Sob tal ótica, é imperioso ressaltar que há uma busca pelos padrões corporais impostos pela indústria, quando é corpo cheio de cirurgias plásticas é sinônimo de beleza e a definição de músculos tanto feminina quanto masculina também são sinônimos do mesmo. Ademais, com a imposição de tal padrão, é válido citar o Mito de Narciso, da mitologia grega, no qual Narciso era tão vaidoso que se olhava na reflexão das águas do lago até que morrera por tal fato. Portanto, leva-se em conta que o excesso de vaidade pode ser prejudicial.
Bem como, é inegável recordar que para se ter uma boa saúde física é necessário ter também uma boa saúde mental. Ainda por cima, pode-se comentar uma citação da Sátira X do poeta romano Juvenal que diz “Corpo são, mente sã”, destacando a importância da correlação entre corpo e mente, que para se ter uma boa condição física, é mister ter um boa saúde mental.

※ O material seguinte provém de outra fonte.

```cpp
// ... 329 lines not shown
            }
            TVC_CHECK(fk->end());
        }
        TVC_CHECK(run_down0_split(ctx, s, ctx->flt_down0s, source, energy, skip[0], taps ? taps->skips[0] : nullptr, xi_pre[1], B, (int)L, smax, slot(S_SKIP0)));
    }
    for (int i = 1; i <= 4; ++i) {
        const DownW& d = ctx->downs[i - 1];
        const int len = (int)len_dn[i];
        size_t mk = ws.mark();
        float* xi = xi_pre[i];
        float* h1 = d.cin == 24 ? nullptr : ws.get<float>((size_t)B * d.cin * len);
        float* h2 = d.cin == 24 ? nullptr : ws.get<float>((size_t)B * d.cin * len);
        if (!ws.dry) {
            static const char* names[4] = {"filter.down1", "filter.down2", "filter.down3", "filter.down4"};
            ProfScope ps(ctx, s, ws, names[i - 1]);
            float* y2 = i < 4 ? xi_pre[i + 1] : nullptr;
            const int f2 = i < 4 ? ctx->downs[i].factor : 0;
            const float* mxi = slot(S_SKIP0 + i - 1);
            float *mh1 = slot(S_DH1 + i - 1), *mh2 = slot(S_DH2 + i - 1), *mout = slot(S_SKIP0 + i);
            if (d.cin == 24) {
                TVC_CHECK(run_down24_fused(ctx, s, d, xi, skip[i], y2, B, len, mxi, mout));
            } else {
                if (d.cin == 48) {
                    TVC_CHECK(run_conv48_pair(ctx, s, d.c1, d.c2, xi, 0, 0.f, nullptr, nullptr, nullptr, nullptr, h2, B, len, 1, 2, mxi, nullptr, mh2));
                } else {
                    TVC_CHECK(plain_conv(ctx, s, d.c1, xi, B, d.cin, len, 1, h1, BfpSlots{mxi, nullptr, mh1}));
                    TVC_CHECK(plain_conv(ctx, s, d.c2, h1, B, d.cin, len, 2, h2, BfpSlots{mh1, nullptr, mh2}));
                }
                TVC_CHECK((conv3s_launch<true, C3EpiBiasResConv>(ctx, s, d.c3, h2, B, d.cin, len, 4,
                                                                 C3EpiBiasResConv{{skip[i], d.c3res_bias, nullptr, d.cout, len, y2, f2}},
                                                                 BfpSlots{mh2, mxi, mout}, &d.res, nullptr, xi, d.cin)));
            }
        }
        ws.release(mk);
    }
    float* xlev[5];
    {
        long l = T;
        for (int i = 0; i < 5; ++i) {
            l *= ctx->ups[i].factor;
            xlev[i] = ws.get<float>((size_t)B * ctx->ups[i].cout * l);
        }
    }
    long len = T;
    const float* mx_in = slot(S_X);
    for (int i = 0; i < 5; ++i) {
        const UpW& u = ctx->ups[i];
// ... 6 lines not shown
        float* xu = ws.get<float>((size_t)B * C * lo);
        float* h = i == 0 ? h0 : ws.get<float>((size_t)B * C * lo);
        float* x1 = ws.get<float>((size_t)B * C * lo);
        if (!ws.dry && C == 24) {
            ProfScope ps(ctx, s, ws, "filter.up4+out");
            TVC_CHECK(run_up24_split(ctx, s, u, x, cond, ctx->down0_bw, ctx->down0_bb, x1, wave, B, lo, mx_in, smax, slot(S_UX1 + i)));
        } else if (!ws.dry) {
            static const char* names[4] = {"filter.up0", "filter.up1", "filter.up2", "filter.up3"};
            ProfScope ps(ctx, s, ws, names[i]);
            const float lscale = (float)(1.0 / (double)u.factor);
            for (int half = 0; half < 2; ++half) {
                const PackedW& ca = half ? u.c3 : u.c1;
                const PackedW& cb = half ? u.c4 : u.c2;
                const PackedW& fw = half ? u.film2 : u.film1;
                const float* bsc = fw.bias;
                const float* bsh = fw.bias + C;
                const int da = kHalfDil[half][0], db = kHalfDil[half][1];
                float* xout = half ? xu : x1;
                const float* ma_in = half ? slot(S_UX1 + i) : mx_in;
                float* mh = slot((half ? S_UHB : S_UHA) + i);
                float* mout = slot((half ? S_UXU : S_UX1) + i);
                if (C == 48) {
                    if (half == 0) {
                        TVC_CHECK(run_conv48_pair(ctx, s, ca, cb, x, lin, lscale, &fw, bsc, bsh, cond, xout, B, lo, da, db, ma_in, mcond, mout));
                    } else {
                        TVC_CHECK(run_conv48s(ctx, s, ca, x1, nullptr, nullptr, nullptr, nullptr, nullptr, h, B, lo, da, ma_in, nullptr, mh));
                        TVC_CHECK(run_conv48s(ctx, s, cb, h, &fw, bsc, bsh, cond, x1, nullptr, B, lo, db, mh, mcond, slot(S_LEV + i), &u.c5, xlev[i]));
                    }
                } else if (half == 0 && i == 0) {
                    if (fk) TVC_CHECK(fk->join());
                    else TVC_CHECK(up0_first(s));
                    TVC_CHECK(half_film(ctx, s, cb, fw, u.fu1, db, h, cond, B, C, lo, xout, bsc, bsh, x, lin, lscale, ma_in, mh, mcond, mout, pre0));
                } else if (half == 0) {
                    TVC_CHECK(conv_film_half(ctx, s, ca, cb, fw, u.fu1, x, lin, lscale, da, db, h, cond, B, C, lo, xout, bsc, bsh, x, lin, lscale, ma_in, mh, mcond, mout));
                } else {
                    TVC_CHECK(conv_film_half(ctx, s, ca, cb, fw, u.fu2, x1, 0, 0.f, da, db, h, cond, B, C, lo, xout, bsc, bsh, x1, 0, 0.f, ma_in, mh, mcond, mout));
                }
            }
            if (C != 48) {
                EpiBias<ACT_NONE, false> ep{xlev[i], u.c5.bias, nullptr, u.cout, lo, nc, (long)u.cout * lo, 0, slot(S_LEV + i), slot(S_UXU + i), u.c5_bw, u.c5_bb, NB};
                if (u.cout == 48) {
                    EpiBiasG8 eg{xlev[i], u.c5.bias, u.cout, lo, nc, slot(S_LEV + i), slot(S_UXU + i), u.c5_bw, u.c5_bb, NB};
                    TVC_CHECK((gemm_s_launch<2, 4, 2>(ctx, s, u.c5, xu, B, C, lo, 0, eg, slot(S_UXU + i))));
                } else if (u.c5.MT6 % 3 == 0) TVC_CHECK((gemm_s_launch<3, 4, 1>(ctx, s, u.c5, xu, B, C, lo, 0, ep, slot(S_UXU + i))));
                else TVC_CHECK((gemm_s_launch<2, 4, 2>(ctx, s, u.c5, xu, B, C, lo, 0, ep, slot(S_UXU + i))));
            }
        }
        ws.release(mk);
        x = xlev[i];
        mx_in = slot(S_LEV + i);
// ... 78 lines not shown
```
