struct VecSrc {
    int mode;
    const double *d;
    long stride;
    const int8_t *conf;
    long conf_stride;
    double cpos[2], cneg[2];
};
static inline VecSrc vs_none() { VecSrc v = {}; v.mode = 0; return v; }
static inline VecSrc vs_arr(const double *d, long stride) { VecSrc v = {}; v.mode = 1; v.d = d; v.stride = stride; return v; }
static inline VecSrc vs_inv(const double *d, long stride) { VecSrc v = {}; v.mode = 3; v.d = d; v.stride = stride; return v; }
static inline VecSrc vs_min1(const double *d, long stride) { VecSrc v = {}; v.mode = 4; v.d = d; v.stride = stride; return v; }
static inline VecSrc vs_maxinv(const double *d, long stride) { VecSrc v = {}; v.mode = 5; v.d = d; v.stride = stride; return v; }
#ifdef __HIPCC__
__device__ __forceinline__ double vs_get(const VecSrc &v, int unit, int nb, int i)
{
    if (v.mode == 1) return v.d[(long)unit * v.stride + i];
    if (v.mode == 3) return 1.0 / v.d[(long)unit * v.stride + i];
    if (v.mode == 2) {
// ... 29 lines not shown
};
hipError_t launch_gemm(const GemmArgs &g, hipStream_t s, hipEvent_t start = nullptr, hipEvent_t stop = nullptr);
constexpr int SLAB_MAX_STEPS = 10;
struct SlabStep {
    const double *A; long su, sb;
    const int8_t *pre_conf; int pre_sign;
    const int8_t *post_conf; int post_sign;
};
struct SlabArgs {
    int n_units, nb, nsteps;
    SlabStep st[SLAB_MAX_STEPS];
    const double *X0; long x_su, x_sb;
    double *out; long out_su;
    const double *col_d; long col_stride;
    const int8_t *col_conf; int col_sign;
    long conf_stride;
    double epl, eml;
};
hipError_t launch_slab_chain(const SlabArgs &a, hipStream_t s, hipEvent_t start = nullptr, hipEvent_t stop = nullptr);
struct KronStep {
    const double *ax, *ay;
    const int8_t *pre_conf; int pre_sign;
    const int8_t *post_conf; int post_sign;
};
struct KronArgs {
    int n_units, nb, nsteps;
    KronStep st[SLAB_MAX_STEPS];
    const double *X0; long x_su;
    double *out; long out_su;
    const double *col_d; long col_stride;
    int transpose_out;
    long conf_stride;
    double epl, eml;
};
hipError_t launch_kron_chain(const KronArgs &a, hipStream_t s, hipEvent_t start = nullptr, hipEvent_t stop = nullptr);
hipError_t launch_kron3_chain(const KronArgs &a, hipStream_t s, hipEvent_t start = nullptr, hipEvent_t stop = nullptr);

struct KernelSwitches {
    bool qr_noblocked = false;
    int qrb_sites = 7;
    bool qr_tail = true;
    bool qr_sc1 = false;
    bool qr_nocoop = false;
    int qr_force_timeout = 0;
    bool qr_nopanel = false;
    bool trsm_simple = false;
    bool sweep_split = false;
    bool flush_ncp2 = false;
    bool no_slab = false;
    bool no_kron = false;
};

constexpr int QR_COOP_SLOT = 528;
constexpr int QR_COOP_SLOTS_PER_UNIT = 16;
struct QrCoopWorkspace {
    double *mailbox = nullptr;
    int *errflag = nullptr;
    int *fb = nullptr;
    unsigned long long epoch = 0;
    int max_blocks = 0;
    bool tail = true;
    int force_sc1 = 0;
    int no_coop = 0;
    bool no_panel = false;
    int force_timeout = 0;
    double *mailbox2 = nullptr;
    int blk_max_blocks = 0;
};
hipError_t launch_udt_blocked(int n_units, const double *A, long strideA, double *U, long strideU, double *D, long strideD,
                              double *T, long strideT, int *pivot, QrCoopWorkspace *ws, int apply_pivot, hipStream_t s,
                              const double *B = nullptr, long strideB = 0);
size_t qrb_mailbox_bytes(int n_units);
int qrb_blocks_per_cu();
hipError_t launch_qr_pivot(int n, int n_units, double *A, long strideA, double *tau, int *pivot,
                           QrCoopWorkspace *ws, double *W, long strideW, const double **factored, hipStream_t s,
                           double *X = nullptr, long strideX = 0);
int qr_coop_blocks_per_cu();

hipError_t launch_udt_finish(int n, int n_units, double *A, long strideA, const double *F, long strideF,
                             const int *pivot, double *D, long strideD, double *V, long strideV, double *Tout,
                             long strideT, int apply_pivot, hipStream_t s);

Diante de tais fatos, é vísivel que há uma necessidade de uma intervenção na maneira em que a mídia, órgão de alta influência social, expõe um padrão diariamente para a civilização. Outrossim, a inclusão de pessoas que não tenham um “corpo perfeito” para mostrar que o problema não está em seu corpo, e sim no que é transmitido. Além disso, tais mudanças devem ocorrer por intermédio de propagandas públicas nos intervalos comerciais e também em programas que impõem tal padrão social com a finalidade de acabar com a padronização corporal no Brasil.